Pančevački Rit (Панчевачки рит) is a small geographical area in south-western Banat, Serbia. It is situated between the rivers Danube and Tamiš, in Belgrade's municipality of Palilula.

== Features ==
Its 400 km2 wetland was constantly flooded, but since World War II it has been gradually drained and almost half of it has been turned into a very fertile patch of land, suitable especially for cultivating grains and vegetables. It is managed by Serbia's largest agricultural company "PKB Beograd", which almost exclusively provides food for 2 million people in the greater Belgrade area; thus Pančevački Rit is commonly nicknamed Granary of Belgrade. Stockbreeding is also very intensive, as are fishery and hunting.

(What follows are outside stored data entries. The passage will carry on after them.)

@@ -285,23 +298,28 @@
             }
         }
     } else {
-        if (MODE == LK_FLOW_COARSE && !CDMA) {
-#pragma unroll
-            for (int k = 0; k < NC; k++) {
-                const int i = tid + k * NT;
-                if (i < CH * CW) {
-                    Cuv[i] = (v2f){rcu[k], rcv[k]};
-                }
-            }
-        }
         const bool clip_dma = fastb && (GATHER || ((cols & 3) == 0 && (istride & 3) == 0 && ((a.img_pair & 3) == 0) &&
                               ((reinterpret_cast<uintptr_t>(a.prev) | reinterpret_cast<uintptr_t>(a.next)) & 15) == 0));
+        auto store_coarse = [&]() {
+            if (MODE == LK_FLOW_COARSE && !CDMA) {
+#pragma unroll
+                for (int k = 0; k < NC; k++) {
+                    const int i = tid + k * NT;
+                    if (i < CH * CW) {
+                        Cuv[i] = (v2f){rcu[k], rcv[k]};
+                    }
+                }
+            }
+        };
+        if (INT || !clip_dma) store_coarse();
         if (GATHER && clip_dma) {
             dma_gather_clipped<NT, NW, NH, true>(next, istride, xs, rows, cols, rx0 - M, ry0 - M, Nx, tid);
             dma_gather_clipped<NT, RW, RH, false>(prev, istride, xs, rows, cols, rx0, ry0, P, tid);
+            if constexpr (!INT) store_coarse();
         } else if (clip_dma) {
             dma_rows_clipped<NT, RW / 4, RH, false>(prev, istride, rows, cols, rx0, ry0, P, tid);
             dma_rows_clipped<NT, NW / 4, NH, true>(next, istride, rows, cols, rx0 - M, ry0 - M, Nx, tid);
+            if constexpr (!INT) store_coarse();
         } else
         {
             constexpr int NB = (RH * RW + NT - 1) / NT;
@@ -485,7 +503,9 @@
                     }
                 }
             };
-            march(H + (tid & (TW - 1)), H + RPT * (tid / TW), base_u, base_v);
+            auto in_image = [&](int lx, int ly0) { return INT || (ly0 < lb && ly0 + RPT > lt && lx < lr && lx >= ll); };
+            if (in_image(H + (tid & (TW - 1)), H + RPT * (tid / TW)))
+                march(H + (tid & (TW - 1)), H + RPT * (tid / TW), base_u, base_v);
             constexpr int BS = H / RPT, NB = CARRY ? BS : 2 * BS;
             constexpr int SEG0 = CARRY ? (LY0 - H) / RPT : 0, NJ = NB * RW + 2 * H * (TH / RPT - SEG0);
             static_assert(!CARRY || (LY0 >= H && LY0 < H + TH), "carry rows start inside the tile's own rows");
@@ -502,7 +522,7 @@
                     ly0 = H + RPT * seg;
                 }
                 float tu[RPT], tv[RPT];
-                march(lx, ly0, tu, tv);
+                if (in_image(lx, ly0)) march(lx, ly0, tu, tv);
             }
         } else {
             if (MODE == LK_FLOW_COARSE) {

Many meandering canals and bogs have remained in the marsh: the slow streams of Vizelj, Dunavac, Sibnica, Butuš, Rogoznica, Buk, Belanoš and Sebeš, and large bogs of Reva, Veliko Blato (2 km2), Sebeš and Široka Bara. In the south, the area ends with a river island (ada) Kožara (0.44 km2) and the southwest is occupied by the wetland of Beljarica.

After 1945, a dense system of canals was dug in the region. They mostly serve for the draining of the marsh, with almost all natural streams being adapted into the draining canals. In time, due to the lack of proper maintenance and their parallel function as the sewage, they became synonymous for pollution, being filled with waste and losing their function. As a result, the flooding of the settlements, especially Krnjača, Kotež and Borča, became regular occurrence during the rainy season. In total, there are 900 km of drainage canals, the largest density of agricultural canals in Europe. Of that, 69 km are canals in the urbanized zones and 240 km are specifically built for the agricultural production in the PKB Beograd company.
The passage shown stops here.